TASK: Report how many lines below include "color", giving the figure alone.

==== RECORDS FOR THE EXERCISE

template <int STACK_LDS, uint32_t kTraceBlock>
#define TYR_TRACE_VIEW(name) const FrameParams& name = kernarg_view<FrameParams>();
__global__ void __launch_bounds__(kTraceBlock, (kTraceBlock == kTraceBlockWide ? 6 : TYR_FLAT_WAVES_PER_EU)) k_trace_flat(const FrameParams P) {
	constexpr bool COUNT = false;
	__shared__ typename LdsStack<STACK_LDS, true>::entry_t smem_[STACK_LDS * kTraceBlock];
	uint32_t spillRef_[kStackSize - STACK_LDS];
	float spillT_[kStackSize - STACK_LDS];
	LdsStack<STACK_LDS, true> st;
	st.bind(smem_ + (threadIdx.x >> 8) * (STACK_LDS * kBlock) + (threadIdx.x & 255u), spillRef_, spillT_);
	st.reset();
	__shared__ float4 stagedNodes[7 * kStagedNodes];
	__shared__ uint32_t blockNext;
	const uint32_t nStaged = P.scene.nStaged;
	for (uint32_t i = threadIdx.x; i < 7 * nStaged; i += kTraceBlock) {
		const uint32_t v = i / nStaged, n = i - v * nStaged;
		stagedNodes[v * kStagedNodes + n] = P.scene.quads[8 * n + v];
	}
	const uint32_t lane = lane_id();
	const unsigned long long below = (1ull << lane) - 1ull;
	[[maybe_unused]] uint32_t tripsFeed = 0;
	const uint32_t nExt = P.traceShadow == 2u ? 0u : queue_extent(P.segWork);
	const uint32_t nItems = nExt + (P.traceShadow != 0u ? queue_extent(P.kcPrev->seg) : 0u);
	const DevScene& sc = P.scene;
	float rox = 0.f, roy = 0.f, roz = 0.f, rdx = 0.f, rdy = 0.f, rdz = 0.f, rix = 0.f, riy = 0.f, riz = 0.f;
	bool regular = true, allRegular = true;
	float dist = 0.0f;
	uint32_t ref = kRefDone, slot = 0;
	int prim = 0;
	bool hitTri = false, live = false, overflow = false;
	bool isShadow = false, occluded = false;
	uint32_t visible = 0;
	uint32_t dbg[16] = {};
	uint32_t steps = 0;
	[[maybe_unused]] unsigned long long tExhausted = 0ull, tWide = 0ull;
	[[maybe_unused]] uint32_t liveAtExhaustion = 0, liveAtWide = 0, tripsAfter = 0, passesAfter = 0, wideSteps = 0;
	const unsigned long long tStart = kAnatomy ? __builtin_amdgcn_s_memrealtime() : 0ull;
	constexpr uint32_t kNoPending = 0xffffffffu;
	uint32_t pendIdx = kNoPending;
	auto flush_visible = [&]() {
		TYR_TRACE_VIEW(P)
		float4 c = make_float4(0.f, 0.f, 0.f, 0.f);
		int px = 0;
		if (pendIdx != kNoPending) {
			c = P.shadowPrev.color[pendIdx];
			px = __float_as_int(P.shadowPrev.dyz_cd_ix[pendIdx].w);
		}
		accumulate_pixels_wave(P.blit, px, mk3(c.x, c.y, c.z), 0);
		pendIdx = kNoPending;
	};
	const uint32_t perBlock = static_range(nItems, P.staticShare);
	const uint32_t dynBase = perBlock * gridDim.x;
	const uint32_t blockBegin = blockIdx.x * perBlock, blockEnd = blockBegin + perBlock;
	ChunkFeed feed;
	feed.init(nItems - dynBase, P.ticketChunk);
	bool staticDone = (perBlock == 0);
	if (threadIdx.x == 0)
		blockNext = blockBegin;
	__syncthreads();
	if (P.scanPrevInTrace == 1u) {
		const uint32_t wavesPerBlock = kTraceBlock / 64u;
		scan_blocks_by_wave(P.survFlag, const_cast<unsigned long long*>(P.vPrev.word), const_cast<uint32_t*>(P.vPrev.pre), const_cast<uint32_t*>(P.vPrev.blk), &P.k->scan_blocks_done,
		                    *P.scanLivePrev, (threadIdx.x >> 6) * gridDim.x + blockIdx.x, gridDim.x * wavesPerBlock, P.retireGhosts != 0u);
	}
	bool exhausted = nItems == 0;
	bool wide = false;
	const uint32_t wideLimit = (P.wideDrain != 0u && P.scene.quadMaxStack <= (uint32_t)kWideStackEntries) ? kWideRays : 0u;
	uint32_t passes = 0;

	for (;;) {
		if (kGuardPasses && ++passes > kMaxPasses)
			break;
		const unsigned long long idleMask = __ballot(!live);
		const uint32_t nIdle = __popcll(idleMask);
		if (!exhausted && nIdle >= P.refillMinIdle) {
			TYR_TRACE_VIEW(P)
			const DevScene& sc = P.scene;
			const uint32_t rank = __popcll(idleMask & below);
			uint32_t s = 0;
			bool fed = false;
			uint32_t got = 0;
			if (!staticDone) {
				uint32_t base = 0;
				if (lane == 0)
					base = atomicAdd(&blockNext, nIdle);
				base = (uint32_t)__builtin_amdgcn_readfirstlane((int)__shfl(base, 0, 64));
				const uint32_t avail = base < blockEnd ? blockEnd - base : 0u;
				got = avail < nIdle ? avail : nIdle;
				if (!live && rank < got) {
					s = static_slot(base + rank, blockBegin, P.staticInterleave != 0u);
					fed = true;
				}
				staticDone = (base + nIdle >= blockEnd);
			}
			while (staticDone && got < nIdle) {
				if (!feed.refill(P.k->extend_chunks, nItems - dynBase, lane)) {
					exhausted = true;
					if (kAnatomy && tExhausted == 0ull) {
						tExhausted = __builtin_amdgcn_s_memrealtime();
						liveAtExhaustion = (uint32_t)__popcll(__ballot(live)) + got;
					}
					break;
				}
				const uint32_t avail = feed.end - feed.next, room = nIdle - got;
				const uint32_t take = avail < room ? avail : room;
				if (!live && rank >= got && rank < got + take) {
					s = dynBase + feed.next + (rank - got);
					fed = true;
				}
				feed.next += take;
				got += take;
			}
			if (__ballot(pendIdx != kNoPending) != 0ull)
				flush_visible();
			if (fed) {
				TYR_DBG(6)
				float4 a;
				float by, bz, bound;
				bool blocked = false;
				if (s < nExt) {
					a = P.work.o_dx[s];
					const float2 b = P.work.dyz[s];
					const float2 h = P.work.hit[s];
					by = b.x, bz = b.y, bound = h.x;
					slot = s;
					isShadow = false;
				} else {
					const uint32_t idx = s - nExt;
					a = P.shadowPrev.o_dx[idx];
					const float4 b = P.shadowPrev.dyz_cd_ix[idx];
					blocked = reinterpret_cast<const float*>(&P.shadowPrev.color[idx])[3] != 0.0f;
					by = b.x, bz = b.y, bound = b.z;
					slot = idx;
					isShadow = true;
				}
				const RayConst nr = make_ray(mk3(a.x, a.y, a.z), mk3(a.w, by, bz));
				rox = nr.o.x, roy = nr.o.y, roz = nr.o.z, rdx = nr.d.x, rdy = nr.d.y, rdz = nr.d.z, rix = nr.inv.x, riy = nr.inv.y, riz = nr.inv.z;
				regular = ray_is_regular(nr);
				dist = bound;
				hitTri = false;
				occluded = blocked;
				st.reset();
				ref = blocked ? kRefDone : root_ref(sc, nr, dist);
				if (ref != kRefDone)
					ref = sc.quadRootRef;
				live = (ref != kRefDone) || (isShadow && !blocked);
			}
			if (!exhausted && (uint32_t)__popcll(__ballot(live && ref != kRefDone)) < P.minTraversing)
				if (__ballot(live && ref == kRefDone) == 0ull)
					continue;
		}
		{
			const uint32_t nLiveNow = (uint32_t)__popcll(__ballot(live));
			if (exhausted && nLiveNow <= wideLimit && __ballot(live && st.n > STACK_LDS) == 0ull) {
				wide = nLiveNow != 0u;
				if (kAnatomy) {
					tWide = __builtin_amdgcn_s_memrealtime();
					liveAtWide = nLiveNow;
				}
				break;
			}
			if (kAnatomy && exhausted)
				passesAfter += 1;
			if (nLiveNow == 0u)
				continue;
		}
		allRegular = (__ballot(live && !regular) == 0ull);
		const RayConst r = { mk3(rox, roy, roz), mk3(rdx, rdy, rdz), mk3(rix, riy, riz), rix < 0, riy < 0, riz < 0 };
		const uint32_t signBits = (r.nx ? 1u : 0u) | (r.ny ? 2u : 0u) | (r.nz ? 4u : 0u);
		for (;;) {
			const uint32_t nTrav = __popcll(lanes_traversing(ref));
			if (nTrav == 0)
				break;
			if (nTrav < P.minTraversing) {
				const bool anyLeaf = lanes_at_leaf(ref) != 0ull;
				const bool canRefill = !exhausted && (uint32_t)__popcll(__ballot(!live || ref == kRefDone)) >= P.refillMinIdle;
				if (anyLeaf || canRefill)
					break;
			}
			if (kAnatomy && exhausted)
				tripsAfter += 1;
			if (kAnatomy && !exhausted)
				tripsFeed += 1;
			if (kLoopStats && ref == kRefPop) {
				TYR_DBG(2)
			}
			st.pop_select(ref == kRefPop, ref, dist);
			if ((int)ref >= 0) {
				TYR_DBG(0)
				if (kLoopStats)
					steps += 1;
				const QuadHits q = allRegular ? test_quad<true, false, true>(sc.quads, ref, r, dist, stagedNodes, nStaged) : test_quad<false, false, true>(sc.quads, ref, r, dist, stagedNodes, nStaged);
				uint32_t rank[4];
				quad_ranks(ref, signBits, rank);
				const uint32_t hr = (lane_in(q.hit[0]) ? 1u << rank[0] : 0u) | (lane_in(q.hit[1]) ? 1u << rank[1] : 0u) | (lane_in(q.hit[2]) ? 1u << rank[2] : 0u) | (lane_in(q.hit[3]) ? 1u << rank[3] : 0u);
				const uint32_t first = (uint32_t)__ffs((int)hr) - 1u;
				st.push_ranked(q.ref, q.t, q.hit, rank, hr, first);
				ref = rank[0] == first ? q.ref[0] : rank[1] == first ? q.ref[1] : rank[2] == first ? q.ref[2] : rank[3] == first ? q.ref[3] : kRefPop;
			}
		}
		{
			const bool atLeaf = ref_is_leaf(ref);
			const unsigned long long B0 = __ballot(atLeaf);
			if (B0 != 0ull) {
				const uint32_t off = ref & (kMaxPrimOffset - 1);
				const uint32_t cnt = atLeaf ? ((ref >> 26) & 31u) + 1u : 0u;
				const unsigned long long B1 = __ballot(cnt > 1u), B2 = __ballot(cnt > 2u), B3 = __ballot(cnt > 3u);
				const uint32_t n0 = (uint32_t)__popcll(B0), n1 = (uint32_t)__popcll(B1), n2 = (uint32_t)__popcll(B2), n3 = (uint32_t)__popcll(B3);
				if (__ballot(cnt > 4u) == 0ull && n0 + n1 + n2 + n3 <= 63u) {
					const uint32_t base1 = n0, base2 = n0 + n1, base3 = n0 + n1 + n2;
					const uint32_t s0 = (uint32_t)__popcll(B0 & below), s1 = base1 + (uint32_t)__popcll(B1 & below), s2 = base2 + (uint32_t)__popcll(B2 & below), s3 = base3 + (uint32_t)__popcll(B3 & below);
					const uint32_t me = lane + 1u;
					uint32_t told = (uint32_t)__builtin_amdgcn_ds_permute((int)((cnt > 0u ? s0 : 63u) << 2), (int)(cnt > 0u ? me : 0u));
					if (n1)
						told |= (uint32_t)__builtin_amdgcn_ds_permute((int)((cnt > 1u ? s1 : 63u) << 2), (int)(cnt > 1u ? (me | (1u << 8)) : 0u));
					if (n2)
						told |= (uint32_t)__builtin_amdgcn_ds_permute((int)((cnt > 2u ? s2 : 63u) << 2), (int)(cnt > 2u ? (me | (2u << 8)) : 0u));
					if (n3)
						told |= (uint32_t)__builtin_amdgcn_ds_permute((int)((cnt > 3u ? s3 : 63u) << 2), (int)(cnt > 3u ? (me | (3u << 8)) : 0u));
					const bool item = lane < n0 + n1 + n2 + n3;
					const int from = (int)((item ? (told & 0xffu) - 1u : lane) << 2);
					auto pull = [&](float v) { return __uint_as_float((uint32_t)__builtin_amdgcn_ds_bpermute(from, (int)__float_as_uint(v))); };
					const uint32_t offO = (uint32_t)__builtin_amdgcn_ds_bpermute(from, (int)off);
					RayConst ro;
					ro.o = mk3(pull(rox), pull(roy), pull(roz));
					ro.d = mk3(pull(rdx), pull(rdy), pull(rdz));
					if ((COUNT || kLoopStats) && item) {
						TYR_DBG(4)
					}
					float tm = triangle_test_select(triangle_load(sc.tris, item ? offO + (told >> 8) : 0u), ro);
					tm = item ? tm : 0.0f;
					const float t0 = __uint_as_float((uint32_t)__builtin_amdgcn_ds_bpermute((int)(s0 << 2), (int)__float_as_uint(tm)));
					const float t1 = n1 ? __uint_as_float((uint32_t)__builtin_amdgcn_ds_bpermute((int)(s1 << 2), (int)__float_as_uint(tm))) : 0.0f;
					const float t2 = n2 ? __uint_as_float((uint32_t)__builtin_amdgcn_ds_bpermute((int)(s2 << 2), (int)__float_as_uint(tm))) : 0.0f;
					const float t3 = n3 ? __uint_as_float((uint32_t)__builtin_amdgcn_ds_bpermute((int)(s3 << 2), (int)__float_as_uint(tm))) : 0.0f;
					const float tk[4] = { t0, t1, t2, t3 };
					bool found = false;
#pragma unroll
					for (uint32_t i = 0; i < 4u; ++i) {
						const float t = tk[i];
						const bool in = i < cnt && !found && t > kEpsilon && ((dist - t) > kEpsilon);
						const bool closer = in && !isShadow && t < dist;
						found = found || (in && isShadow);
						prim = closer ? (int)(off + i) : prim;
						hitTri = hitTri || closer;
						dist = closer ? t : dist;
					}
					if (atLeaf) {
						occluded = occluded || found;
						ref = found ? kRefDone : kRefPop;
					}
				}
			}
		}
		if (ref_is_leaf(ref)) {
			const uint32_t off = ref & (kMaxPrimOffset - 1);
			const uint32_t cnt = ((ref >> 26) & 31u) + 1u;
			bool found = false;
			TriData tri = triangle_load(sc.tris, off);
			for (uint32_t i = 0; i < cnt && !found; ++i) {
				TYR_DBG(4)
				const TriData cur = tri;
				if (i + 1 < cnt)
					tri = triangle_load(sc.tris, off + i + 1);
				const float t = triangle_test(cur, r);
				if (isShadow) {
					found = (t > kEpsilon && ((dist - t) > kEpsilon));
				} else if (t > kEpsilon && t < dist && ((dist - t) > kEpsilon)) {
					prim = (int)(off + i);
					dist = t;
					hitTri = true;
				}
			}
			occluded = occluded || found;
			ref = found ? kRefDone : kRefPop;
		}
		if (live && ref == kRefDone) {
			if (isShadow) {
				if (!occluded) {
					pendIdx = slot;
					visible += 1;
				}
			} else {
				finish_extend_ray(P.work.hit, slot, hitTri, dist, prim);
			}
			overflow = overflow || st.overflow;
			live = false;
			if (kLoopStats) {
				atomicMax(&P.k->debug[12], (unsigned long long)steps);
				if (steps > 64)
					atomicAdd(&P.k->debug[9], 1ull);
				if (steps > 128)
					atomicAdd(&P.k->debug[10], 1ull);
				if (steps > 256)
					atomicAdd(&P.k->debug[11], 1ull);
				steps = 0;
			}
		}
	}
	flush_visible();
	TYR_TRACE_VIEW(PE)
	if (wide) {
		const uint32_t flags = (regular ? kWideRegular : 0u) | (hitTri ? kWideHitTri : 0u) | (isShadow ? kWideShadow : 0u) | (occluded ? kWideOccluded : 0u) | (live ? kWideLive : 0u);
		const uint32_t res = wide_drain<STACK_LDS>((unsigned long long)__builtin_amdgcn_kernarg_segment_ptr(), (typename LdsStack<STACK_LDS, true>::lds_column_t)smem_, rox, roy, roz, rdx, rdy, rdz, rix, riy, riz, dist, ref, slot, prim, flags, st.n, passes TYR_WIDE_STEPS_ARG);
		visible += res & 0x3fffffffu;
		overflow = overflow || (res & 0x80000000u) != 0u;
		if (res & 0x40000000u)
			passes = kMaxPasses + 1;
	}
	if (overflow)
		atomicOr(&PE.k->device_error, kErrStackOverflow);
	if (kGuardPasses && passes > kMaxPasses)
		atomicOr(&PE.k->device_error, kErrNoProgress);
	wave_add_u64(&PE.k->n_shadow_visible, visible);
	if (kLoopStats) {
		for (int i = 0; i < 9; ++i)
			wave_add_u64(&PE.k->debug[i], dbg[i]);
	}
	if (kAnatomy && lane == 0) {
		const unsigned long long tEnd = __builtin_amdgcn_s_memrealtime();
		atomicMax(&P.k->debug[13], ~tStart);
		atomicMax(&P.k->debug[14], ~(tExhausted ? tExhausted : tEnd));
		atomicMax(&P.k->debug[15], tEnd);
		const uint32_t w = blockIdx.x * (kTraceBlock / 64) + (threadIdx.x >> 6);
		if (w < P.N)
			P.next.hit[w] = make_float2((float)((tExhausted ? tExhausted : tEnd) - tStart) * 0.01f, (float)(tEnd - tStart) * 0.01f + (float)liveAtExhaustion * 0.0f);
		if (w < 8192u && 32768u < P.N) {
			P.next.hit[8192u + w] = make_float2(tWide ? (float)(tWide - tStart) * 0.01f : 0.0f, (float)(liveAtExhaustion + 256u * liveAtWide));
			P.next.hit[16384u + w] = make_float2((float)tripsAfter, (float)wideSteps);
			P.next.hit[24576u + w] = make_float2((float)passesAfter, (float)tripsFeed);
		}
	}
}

========

RESPONSE AREA: 2